Suddenly, a guttural roar shattered the silence. From behind a nearby shack, a creature lurched into view. It might have been a bear once, but now its flesh was swollen and misshapen, covered in weeping sores that glowed with the same green energy as the ruins. One of its eyes was a pulsating gem of raw magic.
“Containment breach!” Soren yelled readying his knives. “Elia, flank it! Kaela, draw its attention!”
The beast charged, moving with a horrifying, jerky speed. Kaela met its charge, her sword a blur of silver, deflecting a clawed swipe that could have taken her head off. I moved to the side, my own sword feeling woefully inadequate. My blood was singing again, a frantic, warning beat. I could *feel* the corruption radiating from the creature, a psychic scream of agony.

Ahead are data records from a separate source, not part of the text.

+  asm volatile("s_waitcnt vmcnt(0) lgkmcnt(0)" ::: "memory");
+  __syncthreads();
+
+  floatx4* const red = reinterpret_cast<floatx4*>(smem);
+#pragma unroll
+  for (int ii = 0; ii < KEEP; ++ii)
+#pragma unroll
+    for (int j = 0; j < TN; ++j) {
+      floatx4 v;
+#pragma unroll
+      for (int e = 0; e < 4; ++e) v[e] = wk ? acc[ii][j][e] : acc[KEEP + ii][j][e];
+      red[((wave * KEEP + ii) * TN + j) * 64 + lane] = v;
+    }
+  if (tid < C8_BN) sconst[tid] = (a.has_bias ? const_b : 0.f) + (a.has_temb ? const_t : 0.f);
+  __syncthreads();
+  floatx4 fin[KEEP][TN];
+#pragma unroll
+  for (int ii = 0; ii < KEEP; ++ii)
+#pragma unroll
+    for (int j = 0; j < TN; ++j) {
+      const floatx4 v = red[(((wave ^ 1) * KEEP + ii) * TN + j) * 64 + lane];
+      const floatx4 bb = *reinterpret_cast<const floatx4*>(sconst + 16 * j + 4 * g);
+#pragma unroll
+      for (int e = 0; e < 4; ++e) fin[ii][j][e] = (wk ? acc[KEEP + ii][j][e] : acc[ii][j][e]) + v[e] + bb[e];
+    }
+  const bool gn = a.gn_partial != nullptr;
+  half_t* const ot = reinterpret_cast<half_t*>(smem + c80_red_bytes<BM>());
+  half_t* const dst = a.out + om * a.N + ocol;
+#pragma unroll
+  for (int j = 0; j < TN; ++j) {
+    ovec o;
+    if constexpr (KEEP == 2) {
+      unsigned lo[2], hi[2];
+#pragma unroll
+      for (int bb = 0; bb < 2; ++bb) {
+        const floatx4 v = fin[bb][j];
+        const half2v h01 = {(half_t)v[0], (half_t)v[1]};
+        const half2v h23 = {(half_t)v[2], (half_t)v[3]};
+        lo[bb] = __builtin_bit_cast(unsigned, h01);
+        hi[bb] = __builtin_bit_cast(unsigned, h23);
+      }
+      const auto s0 = __builtin_amdgcn_permlane16_swap(lo[0], lo[1], false, false);
+      const auto s1 = __builtin_amdgcn_permlane16_swap(hi[0], hi[1], false, false);
+      const unsigned d0 = s0[0], d1 = s1[0], d2 = s0[1], d3 = s1[1];
+      typedef unsigned u4 __attribute__((ext_vector_type(4)));
+      o = __builtin_bit_cast(ovec, (u4){d0, d1, d2, d3});
+    } else {
+      const floatx4 v = fin[0][j];
+      o = __builtin_bit_cast(ovec, half4{(half_t)v[0], (half_t)v[1], (half_t)v[2], (half_t)v[3]});
+    }
+    if (a.has_res) {
+#pragma unroll
+      for (int e = 0; e < VW; ++e) o[e] = (half_t)((float)o[e] + (float)resv[j][e]);
+    }
+    if (o_ok) out_store(reinterpret_cast<ovec*>(dst + 16 * j), o);
+    if (gn) {
+      ovec z;
+#pragma unroll
+      for (int e = 0; e < VW; ++e) z[e] = o_ok ? o[e] : (half_t)0.f;
+      *reinterpret_cast<ovec*>(ot + opl * C8_OROW + (ocol - n_blk) + 16 * j) = z;
+    }
+  }
+  if (!gn) return;
+  __syncthreads();
+  float* const scratch = reinterpret_cast<float*>(smem);
+  float* const chan = scratch + C8_GN_RG * 10 * 17;
+  if (tid < C8_GN_RG * 10) {
+    const int c = tid % 10, rg = tid / 10;
+    float fs[8] = {0.f, 0.f, 0.f, 0.f, 0.f, 0.f, 0.f, 0.f}, fq[8] = {0.f, 0.f, 0.f, 0.f, 0.f, 0.f, 0.f, 0.f};
+#pragma unroll
+    for (int r = 0; r < BM / C8_GN_RG; ++r) {
+      const half8 v = *reinterpret_cast<const half8*>(ot + (rg * (BM / C8_GN_RG) + r) * C8_OROW + 8 * c);
+#pragma unroll
+      for (int e = 0; e < 8; ++e) {
+        const float f = (float)v[e];
+        fs[e] += f;
+        fq[e] = fmaf(f, f, fq[e]);
+      }
+    }
+#pragma unroll
+    for (int e = 0; e < 8; ++e) {
+      scratch[tid * 17 + e] = fs[e];
+      scratch[tid * 17 + 8 + e] = fq[e];
+    }
+  }
+  __syncthreads();
+  if (tid < 2 * C8_BN) {
+    const int which = tid / C8_BN, chn = tid - which * C8_BN;
+    float s = 0.f;
+#pragma unroll
+    for (int rg = 0; rg < C8_GN_RG; ++rg) s += scratch[(rg * 10 + (chn >> 3)) * 17 + which * 8 + (chn & 7)];
+    chan[tid] = s;
+  }
+  __syncthreads();
+  if (tid < C8_BN / a.gn_cpg) {
+    float s = 0.f, q = 0.f;
+    for (int c = tid * a.gn_cpg; c < (tid + 1) * a.gn_cpg; ++c) {
+      s += chan[c];
+      q += chan[C8_BN + c];
+    }
+    float* p = a.gn_partial + (((size_t)b * a.gn_G + n_blk / a.gn_cpg + tid) * kGnMaxSlabs + trem) * 2;
+    p[0] = s;
+    p[1] = q;
+  }
+}
+#undef HALO_SRC
+
+int c80_bm(const ConvDesc& d, int variant) {
+  if (variant == 1) return 128;
+  if (variant == 2) return 64;
+  const long t128 = (long)d.B * cdiv(d.Ho, 8) * cdiv(d.Wo, 16) * (d.N / C8_BN);
+  return t128 >= 192 ? 128 : 64;
+}
+long c80_tiles(const ConvDesc& d, int bm) { return (long)d.B * cdiv(d.Ho, 8) * cdiv(d.Wo, bm == 128 ? 16 : 8) * (d.N / C8_BN); }
+int c80_gn_entries(const ConvDesc& d, int bm) {
+  if (!d.gn_partial || d.gn_groups < 1 || d.N % d.gn_groups != 0) return 0;
+  const int cpg = d.N / d.gn_groups, T = cdiv(d.Ho, 8) * cdiv(d.Wo, bm == 128 ? 16 : 8);
+  return (C8_BN % cpg == 0 && T <= 128) ? T : 0;
+}
+
+template <int BM, int D>
+void launch_c80(const C80Args& a, int nwg, hipStream_t s) {
+  constexpr size_t lds = c80_lds_bytes<BM>(D);
+  auto k = conv80_kernel<BM, D>;
+  static DynLdsOnce once;
+  once.set(k, lds);
+  hipLaunchKernelGGL(k, dim3(nwg), dim3(256), lds, s, a);
+}
+
+}
+
+bool conv80_shape_ok(const ConvDesc& d, int variant) {
+  const int c1 = d.x1 ? d.C1 : 0;
+  if (!(d.ksize == 3 && d.stride == 1 && (d.up == 1 || d.up == 2) && d.pad < 0 && d.out_mode == kOutHalf && !d.ln_colsum && !d.out_t &&
+        !d.gnf_partial && d.n_twins == 0 && !d.debug && variant >= 0 && variant <= 2))
+    return false;
+  if (d.Ho != d.Hi * d.up || d.Wo != d.Wi * d.up || d.Ho < 8 || d.Wo < 8 || d.N < C8_BN) return false;
+  const size_t lim = (size_t)1 << 31;
+  const size_t xpix = (size_t)d.B * d.Hi * d.Wi;
+  return d.N % C8_BN == 0 && d.C0 % C8_BK == 0 && d.C0 >= C8_BK && c1 % C8_BK == 0 && xpix * std::max(d.C0, c1) * 2 < lim &&
+         (size_t)d.N * 9 * (d.C0 + c1) * 2 < lim && c80_tiles(d, c80_bm(d, variant)) <= 65535;
+}
+
+bool conv80_wanted(const ConvDesc& d) {
+  if (!conv80_shape_ok(d, 0)) return false;
+  const int bm = c80_bm(d, 0);
+  const long tiles = c80_tiles(d, bm);
+  if (tiles < 192 || tiles > 256) return false;
+  if (bm == 64 && d.C0 + (d.x1 ? d.C1 : 0) > 640) return false;
+  if (d.gn_partial && c80_gn_entries(d, bm) == 0) return false;
+  return true;
+}
+
+int launch_conv80(const ConvDesc& d, int variant, hipStream_t s) {
+  SD_REQUIRE(conv80_shape_ok(d, variant), kInvalidArgument,
+             "plan tile 13 (conv80.hip): not a 3x3 stride-1 conv it tiles (k=%d stride=%d C0=%d C1=%d N=%d)", d.ksize, d.stride, d.C0,
+             d.x1 ? d.C1 : 0, d.N);
+  const int bm = c80_bm(d, variant);
+  C80Args a;
+  a.x0 = d.x0;
+  a.x1 = d.x1;
+  a.w = d.w;
+  a.C0 = d.C0;
+  a.C1 = d.x1 ? d.C1 : 0;
+  a.Ctot = a.C0 + a.C1;
+  a.B = d.B;
+  a.Hi = d.Hi;
+  a.Wi = d.Wi;
+  a.Ho = d.Ho;
+  a.Wo = d.Wo;
+  a.up = d.up;
+  a.N = d.N;
+  a.K = 9 * a.Ctot;
+  a.bias = d.bias ? d.bias : reinterpret_cast<const float*>(d.w);
+  a.temb = d.temb ? d.temb : reinterpret_cast<const float*>(d.w);
+  a.temb_stride = d.temb ? d.temb_stride : 0;
+  a.res = d.res ? d.res : d.w;
+  a.res_ld = d.res ? d.N : 0;
+  a.has_bias = d.bias != nullptr;
+  a.has_temb = d.temb != nullptr;
+  a.has_res = d.res != nullptr;
+  a.out = d.out;
+  a.tiles_x = cdiv(d.Wo, bm == 128 ? 16 : 8);
+  a.tiles_y = cdiv(d.Ho, 8);
+  const int mt = d.B * a.tiles_x * a.tiles_y, nt = d.N / C8_BN;
+  const double a_bytes = 2.0 * d.B * d.Hi * d.Wi * a.Ctot, w_bytes = 2.0 * a.N * a.K, l2 = 3.5e6;
+  const double m_fast_cost = w_bytes + a_bytes * (a_bytes <= l2 ? std::min(8.0, (double)nt) : (double)nt);
+  const double n_fast_cost = a_bytes + w_bytes * (w_bytes <= l2 ? std::min(8.0, (double)mt) : (double)mt);
+  a.n_fast = nt > 1 && n_fast_cost < m_fast_cost;
+  const int entries = c80_gn_entries(d, bm);
+  a.gn_partial = entries ? d.gn_partial : nullptr;
+  a.gn_G = d.gn_groups;
+  a.gn_cpg = entries ? d.N / d.gn_groups : 1;
+  static const int depth = tune_env_int("SD_CONV80_D", 0);
+  const int D = depth ? depth : 6;
+  static const bool log_plans = tune_env_set("SD_LOG_CONVS");
+  if (log_plans)
+    fprintf(stderr, "[sd conv] k3 s1 up%d C0=%d C1=%d M=%d N=%d K=%d mode=%d tile=13 bm=%d d=%d n_fast=%d\n", a.up, a.C0, a.C1,
+            d.B * d.Ho * d.Wo, a.N, a.K, d.out_mode, bm, D, a.n_fast);
+  const int nwg = mt * nt;
+  if (bm == 128) {
+    if (D <= 6) launch_c80<128, 6>(a, nwg, s);
+    else if (D <= 8) launch_c80<128, 8>(a, nwg, s);
+    else launch_c80<128, 10>(a, nwg, s);
+  } else {
+    if (D <= 6) launch_c80<64, 6>(a, nwg, s);
+    else if (D <= 8) launch_c80<64, 8>(a, nwg, s);
+    else launch_c80<64, 10>(a, nwg, s);
+  }
+  SD_HIP(hipGetLastError());
+  return entries;
+}
+
+}
diff --git a/ml-stable-diffusion_amd/csrc/igemm.hip b/ml-stable-diffusion_amd/csrc/igemm.hip
--- a/ml-stable-diffusion_amd/csrc/igemm.hip
+++ b/ml-stable-diffusion_amd/csrc/igemm.hip
@@ -129,11 +129,6 @@
 }
 #include "gn_body.inc"
 
-__device__ __forceinline__ void dma16_to_lds(const __amdgpu_buffer_rsrc_t& rs, char* lds, unsigned voffset, int soffset) {
-#if defined(__HIP_DEVICE_COMPILE__)
-  __builtin_amdgcn_raw_ptr_buffer_load_lds(rs, (__attribute__((address_space(3))) void*)lds, 16, voffset, soffset, 0, 0);
-#endif
-}
 
 template <int BM, int BN, int WGM, int WGN, int TM, int TN, bool LNF, int NRES = 0>
 __device__ __forceinline__ void tile_epilogue(const IgemmArgs& a, floatx16 (&acc)[TM][TN], const float (&ln_a)[TM],
@@ -743,10 +738,6 @@
 
 constexpr int HALO_W = 18, HALO_ROWS = 180, HALO_PIECES = 23, HALO_LDS_ROWS = 184, HALO_PPW = 6;
 
-template <int N>
-__device__ __forceinline__ void wait_vmcnt_barrier() {
-  asm volatile("s_waitcnt vmcnt(%0)\n\ts_barrier" ::"n"(N) : "memory");
-}
 constexpr int halo_mod9(int t) { return ((t % 9) + 9) % 9; }
 template <bool GNL = false>
 constexpr int halo_x_issued(int tap) {
@@ -2513,6 +2504,12 @@
       return 0;
     }
   }
+  {
+    static const bool c80_on = tune_env_int("SD_CONV80", 1) != 0;
+    const bool forced = d.tile == 13;
+    if (forced || (c80_on && d.tile == 0 && d.splitk == 0 && d.staging == 0 && g_tune.tile == 0 && conv80_wanted(d)))
+      return launch_conv80(d, forced ? d.staging : 0, s);
+  }
   IgemmArgs a = make_args(d);
   Plan p = choose_plan(d, a);
   bool halo = p.tile == 7;
diff --git a/ml-stable-diffusion_amd/csrc/kernels.h b/ml-stable-diffusion_amd/csrc/kernels.h
--- a/ml-stable-diffusion_amd/csrc/kernels.h
+++ b/ml-stable-diffusion_amd/csrc/kernels.h
@@ -103,6 +103,10 @@
 bool smgemm_wanted(const ConvDesc& d);
 void launch_smgemm(const ConvDesc& d, int variant, hipStream_t s);
 
+bool conv80_shape_ok(const ConvDesc& d, int variant);
+bool conv80_wanted(const ConvDesc& d);
+int launch_conv80(const ConvDesc& d, int variant, hipStream_t s);
+
 void run_calibration(int device, float* out);
 
 int launch_conv_generic(const ConvDesc& d, int act_silu_out, hipStream_t s);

*Its mind… it’s like the drake, but shattered.* The thought was instinctive. I reached out, not to command, but to sense. The creature’s consciousness was a chaotic storm of pain and alien will. But beneath it, I felt something else—a guiding presence, a cold, intelligent malice directing the chaos.

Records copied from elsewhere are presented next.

# bjack205/altro

Hardware: AMD Instinct MI355X
Metric: iLQR backward+forward sweeps/sec (N knotpoints x batch) (higher is better)
Workload: dtype f64

## Files before the change

### altro_amd/__init__.py

```python
import ctypes as C
import os

import numpy as np

_HERE = os.path.dirname(os.path.abspath(__file__))
LIB_PATH = os.path.join(_HERE, "lib", "libaltro_hip.so")

F64, F32 = 0, 1
PLAN_AUTO, PLAN_GENERIC, PLAN_MFMA16, PLAN_LANE, PLAN_MFMA32 = 0, 1, 2, 3, 4
STORE_QBLOCKS = 0x1
LANE_FUSED = 0x4
F32_PURE = 0x2
TILE_USER_BLOCKS = 0x2
GENERIC_MATRIX_CORES = 0x8
TVLQR_SUCCESS = -1

C_ABI_SYMBOLS = [
    "altro_hip_version", "altro_hip_last_error", "altro_hip_device_count", "altro_hip_device_info", "altro_hip_device_pci_bus_id",
    "altro_hip_batch_create", "altro_hip_batch_create_dims", "altro_hip_batch_destroy", "altro_hip_batch_plan",
    "altro_hip_batch_device_bytes", "altro_hip_set_dynamics", "altro_hip_set_cost",
    "altro_hip_set_initial_state", "altro_hip_set_host_batch", "altro_hip_backward", "altro_hip_forward_ltv", "altro_hip_sweep",
    "altro_hip_synchronize", "altro_hip_get_K", "altro_hip_get_d", "altro_hip_get_P",
    "altro_hip_get_p", "altro_hip_get_x", "altro_hip_get_u", "altro_hip_get_y",
    "altro_hip_get_delta_V", "altro_hip_get_status", "altro_hip_get_qblocks",
    "altro_hip_stats_reduce", "altro_hip_comm_unique_id", "altro_hip_comm_create", "altro_hip_comm_create_all",
    "altro_hip_comm_destroy", "altro_hip_comm_rank", "altro_hip_comm_world", "altro_hip_comm_device", "altro_hip_stats_allreduce", "altro_hip_stats_allreduce_multi",
    "altro_hip_profile_enable", "altro_hip_profile_reset",
    "altro_hip_profile_get", "altro_hip_profile_get_range", "altro_hip_profile_dropped", "altro_hip_algorithmic_bytes",
    "altro_hip_set_model", "altro_hip_set_model_source", "altro_hip_model_row_layout", "altro_hip_set_tracking_cost", "altro_hip_set_quadratic_cost",
    "altro_hip_set_input_guess", "altro_hip_set_state_guess",
    "altro_hip_open_loop_rollout", "altro_hip_accept", "altro_hip_expand", "altro_hip_merit",
    "altro_hip_stationarity", "altro_hip_get_nominal", "altro_hip_get_expansion",
    "altro_hip_default_solve_options", "altro_hip_set_forms", "altro_hip_get_forms", "altro_hip_ilqr_solve", "altro_hip_last_solve_counts",
    "altro_hip_ilqr_solve_async", "altro_hip_ilqr_poll", "altro_hip_ilqr_wait",
    "altro_hip_linesearch_host",
    "altro_hip_add_linear_constraint", "altro_hip_add_user_constraint", "altro_hip_clear_constraints", "altro_hip_reset_duals",
    "altro_hip_get_duals", "altro_hip_set_duals", "altro_hip_get_penalty", "altro_hip_set_penalty", "altro_hip_shift_duals", "altro_hip_feasibility",
    "altro_hip_shift_trajectory", "altro_hip_update_linear_costs", "altro_hip_get_knot",
    "altro_hip_set_pointer_mode",
]
CONE_EQUALITY, CONE_IDENTITY, CONE_INEQUALITY, CONE_SOC = 0, 1, 2, 3
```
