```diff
+def stem_bwd(x, w, bias, cout, k, s, dz, coef, relu, dgamma, dbeta, dw, nseg=1):
+    a = _stem_struct(x, w, bias, cout, k, s)
+    npix = a.B * a.Ho * a.Wo
+    nch = stem_chunks(npix, cout, nseg)
+    part = torch.empty((nch + nseg) * 2 * cout, dtype=torch.float64, device=x.device)
+    a.coef, a.partial, a.nchunks, a.nseg, a.relu = ptr(coef), ptr(part), nch, int(nseg), int(bool(relu))
+    a.dz, a.lddz, a.dw = ptr(dz), _ld(dz), ptr(dw)
+    ws = torch.empty(STEM_WS_BLOCKS * cout * 27, dtype=torch.float32, device=x.device)
+    a.dw_ws, a.dw_ws_blocks = ptr(ws), STEM_WS_BLOCKS
+    call("hrseg_stem_bwd_reduce", C.byref(a))
+    arr = (_lib.BnBwd * 1)()
+    b = arr[0]
+    b.coef, b.dgamma, b.dbeta = ptr(coef), ptr(dgamma), ptr(dbeta)
+    b.npix, b.C, b.partial, b.nchunks, b.nseg, b.sum_ranks = npix, int(cout), ptr(part), nch, int(nseg), 1
+    call("hrseg_bn_bwd_group_phases", 1, arr, 0, 2)
+    call("hrseg_stem_bwd_apply_wgrad", C.byref(a))
+    return part
+
+
 def logits_up_fwd(z, Ho, Wo, align_corners=True):
     B, Hi, Wi, Cn = z.shape
     out = torch.empty((B, Cn, Ho, Wo), dtype=torch.float32, device=z.device)
```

“It’s being controlled!” I shouted, dodging a sweep of its tail. “There’s someone—something—else!”
“Focus on killing it!” Soren snarled, darting in to slash at its hamstring.
The creature stumbled, roaring in fury. It turned its gem-like eye toward me, and a wave of psychic pressure slammed into my mind. Images flashed—a dark altar, chanting figures in robes, a pulsing heart of green stone. The world swam. I felt a warm trickle of blood from my nose.
*No. Not again.* I gritted my teeth, pushing back with everything I had, with the heat in my veins. The pressure receded slightly.
In that moment of distraction, Kaela found her opening. She leaped, her sword plunging deep into the beast’s throat. It let out a wet gurgle and collapsed, the foul glow in its sores fading.
Silence returned, broken only by our ragged breathing.
“What did you see?” Kaela asked, her voice tight as she cleaned her blade eyes were on me, intense and searching.
Before I could answer, a new voice cut through the air. “You shouldn’t be here.”
A man stepped out from the shadow of a building. He was tall, clad in practical, worn leather armor, with a long spear strapped to his back. His face was stern, weathered by sun and wind, but his eyes… his eyes held a deep, weary knowledge. A strange, hooked symbol was etched onto the pauldron of his armor. A symbol I had seen in my dreams.
“This is not a place for the Empire’s games,” he said, his gaze sweeping over our uniforms with distrust before settling on me. There was no fear in him, only a grim resolve. “The corruption runs deeper than one mutated beast. You’ve stirred the hornet’s nest.”
Soren stepped forward, knife still in hand. “And who are you?”
“Rex,” the man said, his attention still locked on me. A flicker of confusion crossed his features, as if he recognized something. “I guard these lands. And you’ve just alerted whatever is in the ruins that we’re here.” He nodded toward the pulsating green light deep within the crystalline forest. “If you want to live through the night, you’ll need my help. And I… may need to see what you’re truly capable of, Cadet.”